The researchers developed a vertically integrated hybrid electronic circuit by combining the novel memristor developed at the University of Michigan with wafer scale heterogeneous process integration methodology and CMOS read/write circuitry developed at HRL. “This hybrid circuit is a critical advance in developing intelligent machines,” said HRL SyNAPSE program manager and principal investigator Narayan Srinivasa. “We have created a multi-bit fully addressable memory storage capability with a density of up to 30 Gbits/cm2, which is unprecedented in microelectronics.”

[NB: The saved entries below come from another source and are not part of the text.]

+          const float4 a = *reinterpret_cast<const float4*>(stage + acc_idx<W>(r, c0 + seg * 8));
+          const float4 b = *reinterpret_cast<const float4*>(stage + acc_idx<W>(r, c0 + seg * 8 + 4));
+          v[u][0] = a.x; v[u][1] = a.y; v[u][2] = a.z; v[u][3] = a.w; v[u][4] = b.x; v[u][5] = b.y; v[u][6] = b.z; v[u][7] = b.w;
+        }
+        pos[u] = __shfl_sync(0xffffffffu, my_pos, r);
+        orow[u] = __shfl_sync(0xffffffffu, my_orow, r);
+        valid[u] = __shfl_sync(0xffffffffu, my_valid, r) != 0;
+        mean[u] = 0.f; rstd[u] = 0.f;
+        if constexpr (EPI == EPI_LN) { mean[u] = __shfl_sync(0xffffffffu, mean_l, r); rstd[u] = __shfl_sync(0xffffffffu, rstd_l, r); }
+#pragma unroll
+        for (int k = 0; k < 8; ++k) { x[u][k] = 0.f; a[u][k] = 0.f; }
+        if (live[u]) {
+          if constexpr (EPI == EPI_RESID_F) ld8(out_f + m * p.out_f_ld, x[u]);
+          if constexpr (EPI == EPI_PATCH) ldg8(p.aux + (size_t)pos[u] * p.N + col, a[u]);
+          if constexpr (EPI == EPI_CONV) {
+            if (use_res) ld8h(p.res_h + (size_t)g * p.res_h_group_off + m * p.res_h_ld + col, x[u]);
+            if (use_aux) ldg8(p.aux + (size_t)pos[u] * p.N + col, a[u]);
+          }
+          if constexpr (EPI == EPI_LN) { if (ln_res) ld8(out_f + m * p.out_f_ld, x[u]); }
+        }
       }
-      pos[u] = __shfl_sync(0xffffffffu, my_pos, r);
-      orow[u] = __shfl_sync(0xffffffffu, my_orow, r);
-      valid[u] = __shfl_sync(0xffffffffu, my_valid, r) != 0;
-      mean[u] = 0.f; rstd[u] = 0.f;
-      if constexpr (EPI == EPI_LN) { mean[u] = __shfl_sync(0xffffffffu, mean_l, r); rstd[u] = __shfl_sync(0xffffffffu, rstd_l, r); }
-#pragma unroll
-      for (int k = 0; k < 8; ++k) { x[u][k] = 0.f; a[u][k] = 0.f; }
-      if (live[u]) {
-        if constexpr (EPI == EPI_RESID_F) ld8(out_f + m * p.out_f_ld, x[u]);
-        if constexpr (EPI == EPI_PATCH) ldg8(p.aux + (size_t)pos[u] * p.N + col, a[u]);
-        if constexpr (EPI == EPI_CONV) {
-          if (use_res) ld8h(p.res_h + (size_t)g * p.res_h_group_off + m * p.res_h_ld + col, x[u]);
-          if (use_aux) ldg8(p.aux + (size_t)pos[u] * p.N + col, a[u]);
+#pragma unroll
+      for (int u = 0; u < U; ++u) {
+        if (!live[u]) continue;
+        const int r = (s0 + u) * RPS + rsub;
+        const size_t m = (size_t)(row0 + r);
+        if constexpr (EPI == EPI_STORE_H) {
+          if constexpr (ACT == ACT_GELU) {
+#pragma unroll
+            for (int k = 0; k < 8; k += 2) gelu_erf2(v[u][k] + bias[k], v[u][k + 1] + bias[k + 1], v[u][k], v[u][k + 1]);
+          } else {
+#pragma unroll
+            for (int k = 0; k < 8; ++k) {
+              const float t = v[u][k] + bias[k];
+              v[u][k] = (ACT == ACT_RELU) ? fmaxf(t, 0.f) : t;
+            }
+          }
+          st8h(out_h + m * p.out_h_ld, v[u]);
+        } else if constexpr (EPI == EPI_RESID_F) {
+#pragma unroll
+          for (int k = 0; k < 8; ++k) x[u][k] = fmaf(gam[k], v[u][k] + bias[k], x[u][k]);
+          st8(out_f + m * p.out_f_ld, x[u]);
+        } else if constexpr (EPI == EPI_PATCH) {
+#pragma unroll
+          for (int k = 0; k < 8; ++k) v[u][k] += a[u][k];
+          st8(out_f + (size_t)orow[u] * p.out_f_ld, v[u]);
+        } else if constexpr (EPI == EPI_CONV) {
+#pragma unroll
+          for (int k = 0; k < 8; ++k) {
+            float t = v[u][k] + bias[k] + x[u][k];
+            t = ((ACT == ACT_RELU) ? fmaxf(t, 0.f) : ((ACT == ACT_GELU) ? gelu_erf(t) : t)) + a[u][k];
+            v[u][k] = valid[u] ? t : 0.f;
+          }
+          if (out_f) st8(out_f + m * p.out_f_ld, v[u]);
+          if (out_h) st8h(out_h + m * p.out_h_ld, v[u]);
+        } else if constexpr (EPI == EPI_STORE_F) {
+          st8(out_f + m * p.out_f_ld, v[u]);
+        } else if constexpr (EPI == EPI_LN) {
+#pragma unroll
+          for (int k = 0; k < 8; ++k) {
+            const float t = (v[u][k] - mean[u]) * rstd[u] * gam[k] + bet[k] + x[u][k];
+            v[u][k] = valid[u] ? t : 0.f;
+          }
+          if (ln_res) st8(out_f + m * p.out_f_ld, v[u]);
+          st8h(out_h + m * p.out_h_ld, v[u]);
         }
-        if constexpr (EPI == EPI_LN) { if (ln_res) ld8(out_f + m * p.out_f_ld, x[u]); }
-      }
-    }
-#pragma unroll
-    for (int u = 0; u < U; ++u) {
-      if (!live[u]) continue;
-      const int r = (s0 + u) * RPS + rsub;
-      const size_t m = (size_t)(row0 + r);
-      if constexpr (EPI == EPI_STORE_H) {
-        if constexpr (ACT == ACT_GELU) {
-#pragma unroll
-          for (int k = 0; k < 8; k += 2) gelu_erf2(v[u][k] + bias[k], v[u][k + 1] + bias[k + 1], v[u][k], v[u][k + 1]);
-        } else {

Industry is seeking hybrid systems such as this one, the researchers say. Dubbed “R-RAM,” they could shatter the looming limits of Moore’s Law, which predicts a doubling of transistor density and therefore chip speed every two years.
Ultimately the team plans to scale the neuromorphic chip to support millions of neurons and billions of synapses, thereby enabling the development of intelligent machines that can learn from their environments and exhibit complex behaviors. The technology has numerous real-world applications in complex computing including visual perception, planning, decision making and navigation.
Crossbar arrays based on two-terminal resistive switches have been proposed as a leading candidate for future memory and logic applications. Here we demonstrate a high-density, fully operational hybrid crossbar/CMOS system composed of a transistor- and diode-less memristor crossbar array vertically integrated on top of a CMOS chip by taking advantage of the intrinsic nonlinear characteristics of the memristor element. The hybrid crossbar/CMOS system can reliably store complex binary and multilevel 1600 pixel bitmap images using a new programming scheme.